To its credit, the current government has helped the transition. However, it is time we leave the past behind. President Johnson Sirleaf had the correct foresight when in 2005 she promised not to seek a second term. It was the right thing then and it is the right thing now. Her connection to the war as revealed in the TRC report and the lack of a clear agenda have slowed progress. Now the situation is becoming tense. The UN Secretary General consistently has warned that peace in Liberia is fragile. At the same time the Security Council - concerned about the $500 Million annual budget for the unending Mission in Liberia - is considering significant troop reduction. This no doubt could spell disaster for the country. Yet the UNMIL cannot remain in Liberia indefinitely. These are issues President Johnson Sirleaf should have focused on in the beginning, because in a post-war environment priority must be given to security. That said; the imperative for leadership change in 2011 has never been more compelling.

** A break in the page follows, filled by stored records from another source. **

@@ -502,8 +530,13 @@
     const int num_sms = num_sms_of_current_device();
     const int grid = total_tiles < num_sms ? total_tiles : num_sms;
     const uint32_t smem = C::kSmemBytes + (!GN && BLOCK_N <= 128 ? stat_scratch_bytes(BLOCK_N) : 0u) + extra_smem;
-    launch_k(conv_wg_kernel<BLOCK_N, GN>, grid, kNumThreads, smem, stream, tmA, tmA2, tmB, tmX, tmX2, args, gn);
+    launch_k(conv_wg_kernel<BLOCK_N, GN, WIN>, grid, kNumThreads, smem, stream, tmA, tmA2, tmB, tmX, tmX2, args, gn);
     return cudaGetLastError() == cudaSuccess ? 0 : -11;
+}
+
+int window_code(int live_from, int block_n) {
+    const int live = block_n - (live_from < 0 ? 0 : live_from > block_n ? block_n : live_from);
+    return live <= block_n / 4 ? 2 : live <= block_n / 2 ? 1 : 0;
 }
 
 }
@@ -524,6 +557,8 @@
         case -9: return "conv_tc: the folded 1x1 operand needs a stride-1 conv over one phase";
         case -10: return "conv_tc: cudaFuncSetAttribute(max dynamic smem) failed";
         case -11: return "conv_tc: kernel launch failed";
+        case -12: return "conv_tc: the column-window table must have one entry per k-block, at most 64";
+        case -13: return "conv_tc: column windows need one 64- or 128-wide tile across C_out";
         default: return "conv_tc: unknown error";
     }
 }
@@ -563,7 +598,9 @@
     for (int t = 0; t < p.num_taps; ++t) { a.dh[t] = p.dh[t]; a.dw[t] = p.dw[t]; a.ph[t] = p.ph[t]; }
 
     const int tiles_m = a.tiles_w * a.tiles_h * a.tiles_b;
-    const int block_n = pick_block_n(p.Cout, tiles_m, p.block_n_hint, num_sms_of_current_device());
+    int block_n = pick_block_n(p.Cout, tiles_m, p.block_n_hint, num_sms_of_current_device());
+    if (p.kb_live_from && (p.block_n_hint == 0 || p.block_n_hint == p.Cout || p.block_n_hint == -p.Cout))
+        block_n = p.Cout;
     a.tiles_n = p.Cout / block_n;
 
     CUtensorMap tmA, tmA2, tmB, tmX, tmX2;
@@ -595,6 +632,19 @@
     if (encode_weights(enc, &tmB, p.wpacked, K, p.Cout, block_n) != CUDA_SUCCESS) return -7;
 
     const GnPrologueArgs gn{};
+    if (p.kb_live_from) {
+        const int num_kb = (int)(K / kConvBlockK);
+        if (p.kb_live_len != num_kb || num_kb > kConvMaxWindowKb) return -12;
+        if (block_n != p.Cout || (block_n != 64 && block_n != 128)) return -13;
+        if (encode_weights(enc, &tmB, p.wpacked, K, p.Cout, block_n / 4) != CUDA_SUCCESS) return -7;
+        for (int kb = 0; kb < num_kb; ++kb) {
+            const int q = window_code(p.kb_live_from[kb], block_n);
+            if (q == 1) a.win_half |= 1ull << kb;
+            if (q == 2) a.win_quarter |= 1ull << kb;
+        }
+        if (block_n == 128) return launch<128, false, true>(tmA, tmA2, tmB, tmX, tmX2, a, gn, 0, stream);
+        return launch<64, false, true>(tmA, tmA2, tmB, tmX, tmX2, a, gn, 0, stream);
+    }
     switch (block_n) {
         case 256: return launch<256, false>(tmA, tmA2, tmB, tmX, tmX2, a, gn, 0, stream);
         case 128: return launch<128, false>(tmA, tmA2, tmB, tmX, tmX2, a, gn, 0, stream);
diff --git a/minimagen_b200/csrc/conv_tc.cuh b/minimagen_b200/csrc/conv_tc.cuh
--- a/minimagen_b200/csrc/conv_tc.cuh
+++ b/minimagen_b200/csrc/conv_tc.cuh
@@ -8,6 +8,7 @@
 constexpr int kConvBlockM = 128;
 constexpr int kConvBlockK = 64;
 constexpr int kConvMaxTaps = 16;
+constexpr int kConvMaxWindowKb = 64;
 
 struct ConvTcArgs {
     int num_taps, chunks_per_tap;
@@ -30,6 +31,7 @@
     double* stats;
     int stats_blocks;
     int8_t dh[kConvMaxTaps], dw[kConvMaxTaps], ph[kConvMaxTaps];
+    unsigned long long win_half, win_quarter;
 };
 
 struct ConvTcProblem {
@@ -56,6 +58,8 @@
     int block_n_hint;
     double* stats;
     int* err_flag;
+    const int* kb_live_from;
+    int kb_live_len;
 };
 
 struct GnPrologueArgs {
diff --git a/minimagen_b200/layers.py b/minimagen_b200/layers.py
--- a/minimagen_b200/layers.py
+++ b/minimagen_b200/layers.py
@@ -500,6 +500,15 @@
     return _UpsampleSeq(nn.Upsample(scale_factor=2, mode='nearest'), Conv2d(dim, default(dim_out, dim), 3, padding=1))
 
 
+def kb_live_from(wp, group=32):
+    c_out, K = wp.shape
+    if K % 64 or c_out % group:
+        raise ValueError(f"kb_live_from: need K % 64 == 0 and C_out % {group} == 0, got {tuple(wp.shape)}")
+    live = wp.reshape(c_out // group, group, K // 64, 64).ne(0).any(dim=3).any(dim=1).cpu()
+    first = torch.where(live.any(dim=0), live.int().argmax(dim=0), torch.full((K // 64,), c_out // group))
+    return (first * group).to(torch.int32).contiguous()
+
+
 class CrossEmbedLayer(nn.Module):
 
     def __init__(self, dim_in, kernel_sizes, dim_out=None, stride=2):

Everyone agrees conversations of warlords, war crimes, rape, torture and the senseless murders of unarmed civilians must end. But how do we do this when the past continues to carry over into the future? Those responsible for the atrocities will not go away and have shown no remorse. As a result, there is yet to be closure. Our loved ones do not have graves or anything marking the spot where they fell and died. Even now we hear their cries in those final moments. The wounds are fresh and will remain so unless this issue is properly resolved.

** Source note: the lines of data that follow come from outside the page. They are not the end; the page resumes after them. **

@@ -31,24 +31,29 @@
     case 440: return launch_conv3x3_ws<2, 4, 2, 2, 4, true, true, 3, true>(P, st);
     case 444: return launch_conv3x3_ws<2, 2, 1, 2, 2, true, true, 3, true>(P, st);
     case 445: return launch_conv3x3_ws<2, 4, 2, 1, 4, true, true, 6, true>(P, st);
-    case 450: return launch_conv3x3_ws<2, 4, 2, 1, 4, true, true, 6, false, 3>(P, st);
-    case 451: return launch_conv3x3_ws<2, 4, 1, 2, 4, true, true, 6, false, 3>(P, st);
-    case 452: return launch_conv3x3_ws<2, 4, 1, 2, 4, true, true, 9, false, 3>(P, st);
-    case 453: return launch_conv3x3_ws<1, 8, 2, 1, 4, true, true, 6, false, 3>(P, st);
+    case 450: return launch_conv3x3_ws<2, 4, 2, 1, 4, true, true, 6, false, 3, true>(P, st);
+    case 451: return launch_conv3x3_ws<2, 4, 1, 2, 4, true, true, 6, false, 3, true>(P, st);
+    case 452: return launch_conv3x3_ws<2, 4, 1, 2, 4, true, true, 9, false, 3, true>(P, st);
+    case 453: return launch_conv3x3_ws<1, 8, 2, 1, 4, true, true, 6, false, 3, true>(P, st);
     case 454: return launch_conv3x3_ws<1, 8, 2, 1, 4, true, true, 9, false, 3>(P, st);
     case 455: return launch_conv3x3_ws<1, 7, 2, 1, 4, true, true, 9, false, 3>(P, st);
-    case 456: return launch_conv3x3_ws<2, 7, 1, 1, 2, true, true, 9, false, 3>(P, st);
-    case 457: return launch_conv3x3_ws<2, 2, 1, 2, 2, true, true, 6, false, 3>(P, st);
+    case 456: return launch_conv3x3_ws<2, 7, 1, 1, 2, true, true, 9, false, 3, true>(P, st);
+    case 457: return launch_conv3x3_ws<2, 2, 1, 2, 2, true, true, 6, false, 3, true>(P, st);
     case 458: return launch_conv3x3_ws<1, 4, 3, 1, 2, true, true, 6, false, 3>(P, st);
-    case 459: return launch_conv3x3_ws<2, 4, 1, 1, 4, true, true, 9, false, 3>(P, st);
+    case 459: return launch_conv3x3_ws<2, 4, 1, 1, 4, true, true, 9, false, 3, true>(P, st);
     case 420: return launch_conv3x3_ws<2, 4, 2, 2, 4, false, true>(P, st);
-    case 421: return launch_conv3x3_ws<1, 8, 2, 1, 4, false, true>(P, st);
+    case 421: return launch_conv3x3_ws<1, 8, 2, 1, 4, false, true, 3, false, 1, true>(P, st);
     case 422: return launch_conv3x3_ws<1, 8, 5, 1, 4, false, true>(P, st);
     case 423: return launch_conv3x3_ws<2, 4, 3, 1, 4, false, true>(P, st);
     default: break;
   }
   far3d_set_error("far3d_conv2d_nhwc: unknown wave-specialised tile %d", tile);
   return FAR3D_ERR_ARG;
+}
+
+extern "C" int far3d_ws_deal(int n_full, int n_light, int grid, int wg, int k) {
+  if (n_full < 0 || n_light < 0 || grid < 1 || wg < 0 || wg >= grid) return -1;
+  return ws_deal_item(n_full, n_light, grid, wg, k);
 }
 
 int far3d_gemm_ws_launch(const IgemmParams& P, int tile, hipStream_t st) {
@@ -79,9 +84,9 @@
   switch (tile) {
     case 500: return launch_conv3x3_ws_grouped<2, 4, 2, 2, 4, true, true>(P, G, st);
     case 505: return launch_conv3x3_ws_grouped<2, 4, 2, 1, 4, true, true>(P, G, st);
-    case 552: return launch_conv3x3_ws_grouped<2, 4, 1, 2, 4, true, true, 9, false, 3>(P, G, st);
-    case 556: return launch_conv3x3_ws_grouped<2, 7, 1, 1, 2, true, true, 9, false, 3>(P, G, st);
-    case 559: return launch_conv3x3_ws_grouped<2, 4, 1, 1, 4, true, true, 9, false, 3>(P, G, st);
+    case 552: return launch_conv3x3_ws_grouped<2, 4, 1, 2, 4, true, true, 9, false, 3, true>(P, G, st);
+    case 556: return launch_conv3x3_ws_grouped<2, 7, 1, 1, 2, true, true, 9, false, 3, true>(P, G, st);
+    case 559: return launch_conv3x3_ws_grouped<2, 4, 1, 1, 4, true, true, 9, false, 3, true>(P, G, st);
     default: break;
   }
   far3d_set_error("far3d_conv2d_nhwc_grouped: unknown grouped tile %d", tile);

Prior to 1990 I was a successful business man who had absolutely no interest in Liberian politics. As a matter of fact politics in general was the farthest from my mind. I believed then that my purpose in life was to create jobs for Liberians. Convinced of this I traveled to Liberia in 1987 to set up a company, but was disappointed that conditions at the time were not conducive for long-term investment. So I returned to the U.S. hoping the situation would improve.

Even I am amazed it has been almost 20 years since I became involved in politics. Credit this to the gross injustice I saw at the very beginning. What began as a simple humanitarian gesture to assist Liberians affected by the war has become by far the greatest challenge I have ever faced. Everyone acknowledges the suffering but it is difficult to arrive at a consensus. Everyone wants a better Liberia but no one is willing to change. Everyone wants multiparty Democracy but no one wants to pay. Everyone wants peace but no one is willing to compromise.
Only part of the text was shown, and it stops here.